_Task to complete_: Copy out each line of the data holding "string".

_Data_:
struct rk_engine {
  rk_model_desc d{};
  int dev = 0;
  std::string err;
  bool finalized = false;
  int inner = 0;
  std::map<std::string, HostTensor> host;
  std::vector<void*> allocs;
  half_t *emb = nullptr, *lm_head = nullptr, *cross_kv_w = nullptr;
  std::vector<EncLayerW> enc;
  std::vector<DecLayerW> dec;
  float *enc_final_ln = nullptr, *dec_final_ln = nullptr, *lut_enc = nullptr, *lut_dec = nullptr;
  Grown<float> logits;
  Grown<float> amax_val; Grown<int> amax_idx; int amax_gen = 0;
  Grown<half_t> kv_cache; int kv_gen = 0;
  Grown<int> gen_buf; int* gen_pin = nullptr; hipEvent_t ev_gen[2] = {nullptr, nullptr};
  size_t scores_cap = 0;
  Slot slots[RK_SLOTS];
  struct Options {
    int glds = 1, skinny = 0x3F, overlap = 1, gemm_variant = 0, attn_short = 5, xattn_direct = 1, attn_heads_per_wg = 0, attn_ko = 0,
        gemm_persistent = 1, fold_norm = 1, s64_stages = 0, dec_fold_norm = 1, greedy_spec = 160, consumer_stats = 1, xattn_mfma = 1,
        dec_ffn_tiled = 1, gemm_split = 1, dec_fuse = 1, dec_fuse_rows = 0, dec_attn_seq = 1, attn_long = 1, attn_long_nw = 0,
        llama_attn_dma = 1, attn_long_xcd = 1, llama_attn_nw = 0, dec_graph = 1, gemm_sk = 1, dec_cross_mfma = 1, dec_gemv = 1, dec_gemv_rows = 4,
        dec_cached_attn = 1, llama_dec_r = 0;
  } opt;
  float* attn_trace = nullptr;
  int n_cu = 256;
  struct SkWs { hipStream_t st = nullptr; float* slabs = nullptr; int* cnt = nullptr; };
  SkWs sk_ws[2 * RK_SLOTS];
  hipEvent_t t0 = nullptr, t1 = nullptr, t_tmp = nullptr;
  bool prof_on = false;
  std::vector<ProfRec> prof_recs; size_t prof_used = 0;
  double prof_flops[PC_COUNT] = {0}, prof_bytes[PC_COUNT] = {0}; int64_t prof_n[PC_COUNT] = {0};
  int family = 0; rk_llama_desc ld{};
  float rope_factor = 0.f, rope_low = 1.f, rope_high = 4.f; int rope_orig = 0;
  bool qkv_bias = false;
  int window = 0;
  std::vector<LlamaLayerW> ll; float *l_final_ln = nullptr, *rope_cos = nullptr, *rope_sin = nullptr; int* d_pos = nullptr;
  Grown<half_t> lkv; Grown<float> lpart; Grown<int> lints; int lkv_gen = 0;
  struct LlamaStep { NormStream stream; half_t *qkv = nullptr, *ctx = nullptr, *ffh = nullptr; } lg;
  struct LlamaSession {
    bool open = false; int n_slots = 0, max_len = 0, cap = 0, seen = 0;
    std::vector<int> busy, told, len, max_new, col, done;
  } ls;
  struct GraphEntry { int seen = 0; bool failed = false; hipGraphExec_t exec = nullptr; };
  std::map<std::vector<int>, GraphEntry> graphs; int opt_epoch = 0;
  ncclComm_t comm = nullptr; int comm_rank = 0, comm_world = 1;
  float* d_gather[RK_SLOTS] = {nullptr}; float* h_gather[RK_SLOTS] = {nullptr}; size_t gather_cap = 0;
  hipEvent_t ev_gather[RK_SLOTS] = {nullptr}; bool gather_pending[RK_SLOTS] = {false}; int gather_n[RK_SLOTS] = {0};
  float *d_gsend = nullptr, *d_gall = nullptr, *h_gall = nullptr, *h_gstage = nullptr;
  hipEvent_t ev_gall = nullptr, ev_append = nullptr; bool gall_pending = false, append_foreign = false; int gall_n = 0;
};

namespace {

int fail(rk_engine* e, int code, const char* fmt, ...) {
  char buf[1024];
// ... 831 lines not shown
  p.cgrid = dim3(n_heads, rows);
  p.window = e->window;
  return p;
}

void launch_llama_dec_attn(rk_engine* e, hipStream_t st, const LlamaDecAttnPlan& p, LlamaDecAttnArgs a, int rows) {
  a.nch = p.nch; a.window = p.window;
  Bracket br(e, st, PC_DEC_ATTN, 4.0 * rows * (double)a.P * a.n_heads * p.hd, 2.0 * rows * (double)a.P * a.n_kv * p.hd * 2.0);
  with_width(p.hd, [&](auto W) {
    constexpr int D = decltype(W)::value;
    auto go = [&](auto rc) {
      constexpr int R = decltype(rc)::value;
      if constexpr (R == 7 && D != 128) abort();
      else if (p.window > 0) {
        if (a.bias) hipLaunchKernelGGL((attn_dec_cached_win_kernel<D, R, true>), p.grid, dim3(256), 0, st, a);
        else hipLaunchKernelGGL((attn_dec_cached_win_kernel<D, R, false>), p.grid, dim3(256), 0, st, a);
      }
      else if (a.bias) hipLaunchKernelGGL((attn_dec_cached_kernel<D, R, true>), p.grid, dim3(256), 0, st, a);
      else hipLaunchKernelGGL((attn_dec_cached_kernel<D, R, false>), p.grid, dim3(256), 0, st, a);
    };
    using std::integral_constant;
    switch (p.R) {
      case 8: go(integral_constant<int, 8>{}); break;
      case 7: go(integral_constant<int, 7>{}); break;
      case 4: go(integral_constant<int, 4>{}); break;
      case 2: go(integral_constant<int, 2>{}); break;
      default: go(integral_constant<int, 1>{}); break;
    }
    if (p.window > 0) hipLaunchKernelGGL(attn_dec_combine_win_kernel<D>, p.cgrid, dim3(D), 0, st, a);
    else hipLaunchKernelGGL(attn_dec_combine_kernel<D>, p.cgrid, dim3(D), 0, st, a);
  });
}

_Expected output_:
  std::string err;
  std::map<std::string, HostTensor> host;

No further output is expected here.